I often use man.vim myself which comes with vim; but I've just tested viewdoc and it basically works fine.  The only problem is completion, because man-db's /usr/bin/man didn't support running 'man --path' to print the manpath; of course this was a trivial fix and I've just committed compatibility code to support this.

Generally, I'd expect compatibility problems to be rare.  This is the first one I recall seeing in a couple of years.

> Currently all man-db versions in portage are ~x86.

Not so.  Since July, CVS has had:

  KEYWORDS="~alpha ~amd64 ~arm ~hppa ~ia64 ~m68k ~mips ~ppc ~ppc64 ~s390 ~sh ~sparc ~x86"

> And I don't see any reason to switch, actually - I don't see any real
> reasons to start using berkdb instead of plain files here. So, why I
> should even think about switching? :)

There seems to be an idea that just won't die that man-db is only about adding a database to man (incidentally, since 2008 I've recommended configuring man-db to use GDBM, not Berkeley DB).  Perhaps this is my fault since I haven't made much effort to emphasise real benefits in the documentation.  These days, the database is the least important of the differences between man and man-db.

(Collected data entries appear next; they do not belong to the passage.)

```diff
@@ -137,28 +166,40 @@
 #pragma unroll
       for (int i = 0; i < 64; ++i) o[i] *= f[(i >> 1) & 1];
     }
+    uint32_t pa[16];
 #pragma unroll
     for (int i = 0; i < 32; i += 2) {
       const int h = (i >> 1) & 1;
       const float a = exp2f(fmaf(s[i], p.scale_log2, -m_used[h]));
       const float b = exp2f(fmaf(s[i + 1], p.scale_log2, -m_used[h]));
       row_sum[h] += a + b;
-      const int row = wg * 64 + rw + 8 * h;
-      *reinterpret_cast<__half2*>(smem + SM_P + tile_off(QPANEL, row, i >> 2) + 4 * quad) = __floats2half2_rn(a, b);
-    }
-    fence_proxy_async();
-    named_bar(1 + wg, 128);
+      const __half2 ab = __floats2half2_rn(a, b);
+      pa[i >> 1] = *reinterpret_cast<const uint32_t*>(&ab);
+    }
     wgmma_fence();
+    const int st = j % STAGES;
 #pragma unroll
     for (int ks = 0; ks < BKEY / 16; ++ks) {
-      const uint64_t adesc = gmma_desc_sw128_kmajor(sbase + SM_P + q_rows + (uint32_t)ks * 32);
-      const uint64_t bdesc = gmma_desc_sw128_mnmajor(sbase + SM_V + stage * KTILE + (uint32_t)ks * 2048, KPANEL);
-      wgmma_f16<D, 1>(o, adesc, bdesc, 1u);
+      const uint64_t bdesc = gmma_desc_sw128_mnmajor(sbase + SM_KV + st * STAGE + KTILE + (uint32_t)ks * 2048, KPANEL);
+      wgmma_f16_rs<D, 1>(o, *reinterpret_cast<const uint32_t(*)[4]>(pa + 4 * ks), bdesc, 1u);
     }
     wgmma_commit();
-    wgmma_wait<0>();
-    wgmma_fence_acc(o);
-  }
+  };
+
+  issue_s(0, sa);
+  int j = 0;
+  for (; j + 2 < ntiles; j += 2) {
+    step(j, sa, sb, true);
+    step(j + 1, sb, sa, true);
+  }
+  if (j + 1 < ntiles) {
+    step(j, sa, sb, true);
+    step(j + 1, sb, sa, false);
+  } else {
+    step(j, sa, sb, false);
+  }
+  wgmma_wait<0>();
+  wgmma_fence_acc(o);
 
 #pragma unroll
   for (int h = 0; h < 2; ++h) {
diff --git a/comfyui_propainter_nodes_b200/csrc/wgmma_ops.cuh b/comfyui_propainter_nodes_b200/csrc/wgmma_ops.cuh
--- a/comfyui_propainter_nodes_b200/csrc/wgmma_ops.cuh
+++ b/comfyui_propainter_nodes_b200/csrc/wgmma_ops.cuh
@@ -203,6 +203,26 @@
   WgmmaF16<N, TRANS_B>::run(d, a, b, accumulate);
 }
 
+template <int N, int TB>
+struct WgmmaF16RS;
+
+template <int TB>
+struct WgmmaF16RS<128, TB> {
+  static __device__ __forceinline__ void run(float (&d)[64], const uint32_t (&a)[4], uint64_t b, uint32_t acc) {
+    asm volatile(
+        "{\n.reg .pred p;\nsetp.ne.b32 p, %69, 0;\n"
+        "wgmma.mma_async.sync.aligned.m64n128k16.f32.f16.f16 {%0, %1, %2, %3, %4, %5, %6, %7, %8, %9, %10, %11, %12, %13, %14, %15, %16, %17, %18, %19, %20, %21, %22, %23, %24, %25, %26, %27, %28, %29, %30, %31, %32, %33, %34, %35, %36, %37, %38, %39, %40, %41, %42, %43, %44, %45, %46, %47, %48, %49, %50, %51, %52, %53, %54, %55, %56, %57, %58, %59, %60, %61, %62, %63}, {%64, %65, %66, %67}, %68, p, 1, 1, %70;\n}\n"
+        : "+f"(d[0]), "+f"(d[1]), "+f"(d[2]), "+f"(d[3]), "+f"(d[4]), "+f"(d[5]), "+f"(d[6]), "+f"(d[7]), "+f"(d[8]), "+f"(d[9]), "+f"(d[10]), "+f"(d[11]), "+f"(d[12]), "+f"(d[13]), "+f"(d[14]), "+f"(d[15]), "+f"(d[16]), "+f"(d[17]), "+f"(d[18]), "+f"(d[19]), "+f"(d[20]), "+f"(d[21]), "+f"(d[22]), "+f"(d[23]), "+f"(d[24]), "+f"(d[25]), "+f"(d[26]), "+f"(d[27]), "+f"(d[28]), "+f"(d[29]), "+f"(d[30]), "+f"(d[31]), "+f"(d[32]), "+f"(d[33]), "+f"(d[34]), "+f"(d[35]), "+f"(d[36]), "+f"(d[37]), "+f"(d[38]), "+f"(d[39]), "+f"(d[40]), "+f"(d[41]), "+f"(d[42]), "+f"(d[43]), "+f"(d[44]), "+f"(d[45]), "+f"(d[46]), "+f"(d[47]), "+f"(d[48]), "+f"(d[49]), "+f"(d[50]), "+f"(d[51]), "+f"(d[52]), "+f"(d[53]), "+f"(d[54]), "+f"(d[55]), "+f"(d[56]), "+f"(d[57]), "+f"(d[58]), "+f"(d[59]), "+f"(d[60]), "+f"(d[61]), "+f"(d[62]), "+f"(d[63])
+        : "r"(a[0]), "r"(a[1]), "r"(a[2]), "r"(a[3]), "l"(b), "r"(acc), "n"(TB)
+        : "memory");
+  }
+};
+
+template <int N, int TRANS_B = 0>
+__device__ __forceinline__ void wgmma_f16_rs(float (&d)[N / 2], const uint32_t (&a)[4], uint64_t b, uint32_t accumulate) {
+  WgmmaF16RS<N, TRANS_B>::run(d, a, b, accumulate);
+}
+
 template <int N>
 struct WgmmaTF32;
 
```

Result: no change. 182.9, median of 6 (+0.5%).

I don't want to get into a giant advocacy discussion, but a few reasons to use man-db:

 * Correct encoding support out of the box that doesn't require primitive hardcoding in configuration files, supporting the use of a variety of languages and encodings without reconfiguration.

 * man uses catgets for message translations, which nearly everyone else stopped using in the 1990s, and which is the fundamental cause of this Gentoo bug.  One of the first things I did when I took over man-db in 2001 was to convert it to gettext, which is more correct and robust.

 * man has lots of code like 'command = my_xsprintf("%s%s '%S' | %s%s", ...)' which should fail any competent security review; consider the case where you're using man in a CGI script, for instance.  man-db is designed from top to bottom to have safe and correct command execution (this is the point of libpipeline).

 * man-db is actually maintained.  I mean no disrespect to Federico - we're even co-workers these days! - but man has only had one release since 2007 and that only really had a few minor changes; it doesn't look as though he has time to maintain it.  man-db has had ten full releases since then, and I follow bug reports from several distributions.

I work on distributions too; I know that there's a strong urge to fix the software you're currently using rather than to switch to a replacement.  However, I honestly think at this point man is several years behind man-db as far as i18n is concerned - both this bug and the harder problem of dealing with manual page encodings properly - and it shows no signs of catching up.  When I took over man-db it was in a state much like man is now, and it took me a few years of upstream development before I was really satisfied with how all the locale handling worked.  So, when I advise just switching to man-db, that isn't just "hey, I maintain it, it must be better", but the result of a lot of bitter experience fixing just this kind of bug.
Comment 52 Colin Watson 2012-02-24 08:12:01 UTC
I released man-db 2.6.1 last week, which provides that viewdoc plugin compatibility I mentioned.
Comment 53 Sergey Popov gentoo-dev 2013-06-26 18:10:17 UTC
*** Bug 339307 has been marked as a duplicate of this bug. ***
Comment 54 SpanKY gentoo-dev 2013-12-03 07:27:15 UTC
*** Bug 491564 has been marked as a duplicate of this bug. ***
Comment 55 SpanKY gentoo-dev 2013-12-25 22:34:52 UTC
use man-db for automatic charset conversion.  no plans on making man work.